The issue wting was raising is the definition of search volume. If search
volume means "raw total number of searches", then the graph _might_ support
the OP's conclusion (if, e.g., we assume the population remained the same and
that the same set of people aren't increasing the number of times they search
for 'software consulting').

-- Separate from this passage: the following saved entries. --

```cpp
struct QueryLayerW {
  const float *c2s_in_wt, *c2s_in_b, *c2s_out_wt, *c2s_out_b, *c2s_norm_w, *c2s_norm_b;
  const float *c2c_in_wt, *c2c_in_b, *c2c_out_wt, *c2c_out_b, *c2c_norm_w, *c2c_norm_b;
  const float *ffn_w1t, *ffn_b1, *ffn_w2t, *ffn_b2, *ffn_norm_w, *ffn_norm_b;
  const float *s2c_in_wt, *s2c_in_b;
  const float *dn_w, *dn_b, *m_w0t, *m_b0, *m_w2t, *m_b2;
  const float *next_c2s_in_wt, *next_c2s_in_b;
  const float *qpack, *next_qpack, *mpack;
  int dim_ff;
// ... 1178 lines not shown
      A3D_ALLOW_LDS(big_lds, k_q_s2c<2>);
      A3D_ALLOW_LDS(big_lds, k_q_s2c<3>);
      A3D_ALLOW_LDS(big_lds, k_q_s2c<4>);
      A3D_ALLOW_LDS(big_lds, k_out_ln_mask<1>);
      A3D_ALLOW_LDS(big_lds, k_out_ln_mask<2>);
      A3D_ALLOW_LDS(big_lds, k_out_ln_mask<3>);
      A3D_ALLOW_LDS(big_lds, k_out_ln_mask<4>);
      A3D_ALLOW_LDS(big_lds, k_s2c_out<1, 8>);
      A3D_ALLOW_LDS(big_lds, k_s2c_out<2, 8>);
      A3D_ALLOW_LDS(big_lds, k_s2c_out<1, 12>);
      A3D_ALLOW_LDS(big_lds, k_s2c_out<2, 12>);
      A3D_ALLOW_LDS(big_lds, (k_s2c_out<2, 12, true>));
      A3D_ALLOW_LDS(big_lds, (k_s2c_out<2, 8, true>));
      A3D_ALLOW_LDS(big_lds, (k_s2c_out<1, 12, true>));
      A3D_ALLOW_LDS(big_lds, (k_s2c_out<1, 8, true>));
      A3D_ALLOW_LDS(big_lds, (k_q_s2c<1, true>));
      A3D_ALLOW_LDS(big_lds, (k_q_s2c<2, true>));
      A3D_ALLOW_LDS(big_lds, (k_q_s2c<3, true>));
      A3D_ALLOW_LDS(big_lds, (k_q_s2c<4, true>));
      A3D_ALLOW_LDS(big_lds, (k_s2c_out<1, 12, false, true>));
      A3D_ALLOW_LDS(big_lds, (k_s2c_out<2, 12, false, true>));
      A3D_ALLOW_LDS(big_lds, (k_s2c_out<1, 12, true, true>));
      A3D_ALLOW_LDS(big_lds, (k_s2c_out<2, 12, true, true>));
      A3D_ALLOW_LDS(big_lds, k_kv_c2s<1>);
      A3D_ALLOW_LDS(big_lds, k_kv_c2s<2>);
      A3D_ALLOW_LDS(big_lds, k_kv_c2s<3>);
      A3D_ALLOW_LDS(big_lds, k_kv_c2s<4>);
      A3D_ALLOW_LDS(big_lds, k_ln_mask<4>);
    }
  }
  const int n_counts = A3D_MAX_DEC_LAYERS * (A3D_MAX_QUERIES + 1);
  int64_t n_total = 0;
  int Kmax = 0, nq_max = 0;
  for (int si = 0; si < ns; ++si) {
    Prepared& p = P[si];
    n_total += p.n;
    Kmax = p.hm.K > Kmax ? p.hm.K : Kmax;
    nq_max = p.hm.nq > nq_max ? p.hm.nq : nq_max;
  }
  const size_t s2c_lds = (size_t)2 * QP * 132 * 4;
  const size_t qs2c_lds = ((size_t)QP * 132 + (size_t)D * (QP + 4) + D) * 4;
  const size_t fused_lds = (size_t)64 * 1024 + ((size_t)3 * D + QP * 132 + 8 * 16 * (QP + 1) + 8 * 16 * (Kmax + 1)) * 4 +
                           (size_t)(2 * Kmax + 3) * 4;
  for (int si = 0; si < ns; ++si) {
    const size_t lnm_lds = ((size_t)QP * 132 + 4 * 16 * (P[si].L.qp + 1) + 4 * 16 * (P[si].hm.K + 1)) * 4 + (size_t)(P[si].hm.K + 1) * 4;
    if (lnm_lds > 160 * 1024) {
      set_error("a3d_decoder_forward: %d queries x %d objects need %zu bytes of LDS in the mask head", P[si].hm.nq,
                P[si].hm.K, lnm_lds);
      return A3D_ERR_UNSUPPORTED;
    }
  }
  const bool fuse_c2s = fused_c2s() && nblk == 1;
  const bool fuse_s2c = fused_c2s() && nblk == 1;
  const bool fuse_out = fuse_s2c && fused_lds <= 160 * 1024;
  const int nqr_max = (nq_max + 3) & ~3;
  const size_t s2c_rest = ((size_t)D * (nqr_max + 4) + 4 * D + (size_t)8 * 16 * (Kmax + 1) + 2 * Kmax + 3 + QT * 16 + 1) * 4;
  const size_t s2c_keys = (size_t)nqr_max * 136 * 4;
  const size_t staging12 = (size_t)4 * 16 * (Kmax + 1) * 4;
  const bool s2c_kg = (size_t)128 * 1024 + s2c_keys + s2c_rest + staging12 > 160 * 1024;
  const size_t s2c_out_lds = (size_t)128 * 1024 + (s2c_kg ? 0 : s2c_keys) + s2c_rest;
  const size_t s2c_out_lds12 = s2c_out_lds + staging12;
  static int fused_s2c_env = -1;
// ... 31 lines not shown
          rc = a3d_linear(p.feats, D, p.posenc, D, p.n, D, D, LW.c2s_wk_packed, nullptr, LW.c2s_in_b + D, nullptr, 0, 0, K0, D, nullptr, 0, st);
          if (rc) return rc;
          rc = a3d_linear(p.feats, D, nullptr, 0, p.n, D, D, LW.c2s_wv_packed, nullptr, LW.c2s_in_b + 2 * D, nullptr, 0, 0, V0, D, nullptr, 0, st);
          if (rc) return rc;
          rc = a3d_linear(p.feats, D, p.posenc, D, p.n, D, D, LW.s2c_wq_packed, nullptr, LW.s2c_in_b, nullptr, 0, 0,
                          p.kv0 + (size_t)2 * p.n * D, D, nullptr, 0, st);
          if (rc) return rc;
        }
        if (nblk == 1) continue;
        ProfScope ps(st, A3D_PROF_C2S, 0, 0, 0, 0, p.n);
        k_c2s_attn<QT><<<dim3(p.L.nchunk, nblk), 512, 0, st>>>(K0, V0, p.n, p.B.qproj, p.meta->obj, nullptr, nullptr, p.part, p.L.qp);
        A3D_LAUNCH_CHECK();
      }
      if (nblk == 1) {
        int nchunk_max = 0;
        for (int si = 0; si < ns; ++si) nchunk_max = P[si].L.nchunk > nchunk_max ? P[si].L.nchunk : nchunk_max;
        ProfScope ps(st, A3D_PROF_C2S, 0, 0, 0, 0, (int)n_total);
        k_c2s_attn_b<QT><<<dim3(nchunk_max, ns), 512, 0, st>>>(samples_dev);
        A3D_LAUNCH_CHECK();
      }
    } else if (fuse_c2s) {
      ProfScope ps(st, A3D_PROF_C2S, 0, 0, 0, 0, (int)n_total);
      const size_t c2s_lds = (size_t)128 * 1024 + (QT == 4 ? (size_t)QP * 128 * 4 : ((size_t)QP * 132 + 2 * D) * 4);
      k_kv_c2s<QT><<<grid, 512, c2s_lds, st>>>(samples_dev, ns, l, LW.c2s_wk_packed, LW.c2s_wv_packed, LW.c2s_in_b + D,
                                               LW.c2s_in_b + 2 * D);
      A3D_LAUNCH_CHECK();
    } else {
      for (int si = 0; si < ns; ++si) {
        Prepared& p = P[si];
        const float* src = l == 0 ? p.feats : (((l - 1) & 1) ? p.bufD : p.bufC);
        const int* prev_counts = l > 0 ? p.counts + (size_t)(l - 1) * (A3D_MAX_QUERIES + 1) : nullptr;
        rc = a3d_linear(src, D, p.posenc, D, p.n, D, D, LW.c2s_wk_packed, nullptr, LW.c2s_in_b + D, nullptr, 0, 0, p.bufA, D, nullptr, 0, st);
        if (rc) return rc;
        rc = a3d_linear(src, D, nullptr, 0, p.n, D, D, LW.c2s_wv_packed, nullptr, LW.c2s_in_b + 2 * D, nullptr, 0, 0, p.bufB, D, nullptr, 0, st);
        if (rc) return rc;
        ProfScope ps(st, A3D_PROF_C2S, 0, 0, 0, 0, p.n);
        k_c2s_attn<QT><<<dim3(p.L.nchunk, nblk), 512, 0, st>>>(p.bufA, p.bufB, p.n, p.B.qproj, p.meta->obj,
                                                              l > 0 ? p.labels : nullptr, prev_counts, p.part, p.L.qp);
        A3D_LAUNCH_CHECK();
      }
    }
    rc = launch_query_side<QT>(w, l, qs_dev, P[0].L.qp, nblk, ns, nq_max, cached0, st);
    if (rc) return rc;
    if (fuse_all) {
      ProfScope ps(st, A3D_PROF_S2C, 0, 0, 0, 0, (int)n_total);
      if constexpr (QT <= 2) {
        if (qc0 && s2c_kg && s2c_out_lds12 <= 160 * 1024)
          k_s2c_out<QT, 12, true, true><<<grid, 768, s2c_out_lds12, st>>>(samples_dev, ns, l, LW.s2c_wq_packed, LW.s2c_in_b, LW.s2c_wo_packed,
                                                                         LW.s2c_out_b, LW.s2c_norm_w, LW.s2c_norm_b, nqr_max, Kmax);
        else if (qc0 && !s2c_kg && s2c_out_lds12 <= 160 * 1024)
          k_s2c_out<QT, 12, false, true><<<grid, 768, s2c_out_lds12, st>>>(samples_dev, ns, l, LW.s2c_wq_packed, LW.s2c_in_b, LW.s2c_wo_packed,
                                                                          LW.s2c_out_b, LW.s2c_norm_w, LW.s2c_norm_b, nqr_max, Kmax);
        else if (s2c_kg && s2c_out_lds12 <= 160 * 1024)
          k_s2c_out<QT, 12, true><<<grid, 768, s2c_out_lds12, st>>>(samples_dev, ns, l, LW.s2c_wq_packed, LW.s2c_in_b, LW.s2c_wo_packed,
                                                                   LW.s2c_out_b, LW.s2c_norm_w, LW.s2c_norm_b, nqr_max, Kmax);
        else if (s2c_kg)
          k_s2c_out<QT, 8, true><<<grid, 512, s2c_out_lds, st>>>(samples_dev, ns, l, LW.s2c_wq_packed, LW.s2c_in_b, LW.s2c_wo_packed,
                                                                LW.s2c_out_b, LW.s2c_norm_w, LW.s2c_norm_b, nqr_max, Kmax);
        else if (s2c_out_lds12 <= 160 * 1024)
          k_s2c_out<QT, 12><<<grid, 768, s2c_out_lds12, st>>>(samples_dev, ns, l, LW.s2c_wq_packed, LW.s2c_in_b, LW.s2c_wo_packed,
                                                             LW.s2c_out_b, LW.s2c_norm_w, LW.s2c_norm_b, nqr_max, Kmax);
        else
          k_s2c_out<QT, 8><<<grid, 512, s2c_out_lds, st>>>(samples_dev, ns, l, LW.s2c_wq_packed, LW.s2c_in_b, LW.s2c_wo_packed,
                                                          LW.s2c_out_b, LW.s2c_norm_w, LW.s2c_norm_b, nqr_max, Kmax);
      }
      A3D_LAUNCH_CHECK();
      continue;
    }
    if (fuse_s2c) {
      ProfScope ps(st, A3D_PROF_S2C, 0, 0, 0, 0, (int)n_total);
      if (qc0) k_q_s2c<QT, true><<<grid, 512, (size_t)64 * 1024 + qs2c_lds, st>>>(samples_dev, ns, l, LW.s2c_wq_packed, LW.s2c_in_b);
      else k_q_s2c<QT><<<grid, 512, (size_t)64 * 1024 + qs2c_lds, st>>>(samples_dev, ns, l, LW.s2c_wq_packed, LW.s2c_in_b);
      A3D_LAUNCH_CHECK();
    } else {
      for (int si = 0; si < ns; ++si) {
        Prepared& p = P[si];
        const float* src = l == 0 ? p.feats : (((l - 1) & 1) ? p.bufD : p.bufC);
        const float* Qs = p.bufA;
        if (qc0) {
          Qs = p.kv0 + (size_t)2 * p.n * D;
        } else {
          rc = a3d_linear(src, D, p.posenc, D, p.n, D, D, LW.s2c_wq_packed, nullptr, LW.s2c_in_b, nullptr, 0, 0, p.bufA, D, nullptr, 0, st);
          if (rc) return rc;
        }
        ProfScope ps(st, A3D_PROF_S2C, 0, 0, 0, 0, p.n);
        k_s2c_attn_wide<QT><<<(p.n + 127) / 128, 512, s2c_lds, st>>>(Qs, p.n, p.B.ks, p.B.vs, p.hm.nq, nblk, p.bufB);
        A3D_LAUNCH_CHECK();
// ... 383 lines not shown
```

If, on the other hand, it means "fraction of all
searches containing the term", then it might not because, as wting points out,
the fraction of searches for 'software consulting' may go down due to a flood
of searches for, say, 'honey boo boo'.

------
barrkel
These graphs make it hard to separate software consulting, the particular
shape of a contractual business arrangement, vs "software consulting" used as
a buzzword phrase to describe something else, e.g. outsourcing (I see large
numbers of hits in India) - and buzzwords change over time, like fashions.

------
recuter
No real change when you limit to US searches since 2007:
[http://www.google.com/trends/explore#q=software%20consultant...](http://www.google.com/trends/explore#q=software%20consultant&geo=US&date=1%2F2007%2012m&cmpt=q)

------
StickFigureNinj
Add app development

[http://www.google.com/trends/explore#q=software%20consulting...](http://www.google.com/trends/explore#q=software%20consulting%2C%20software%20consultant%2C%20app%20development&cmpt=q)

------
arxanas
Interest in "computers" also down by 80% since 2004 in Google Trends:
[http://www.google.com/trends/explore#q=computers&cmpt=q](http://www.google.com/trends/explore#q=computers&cmpt=q)

------
zinbiel
Maybe people figured out that not using generic keywords gives better results.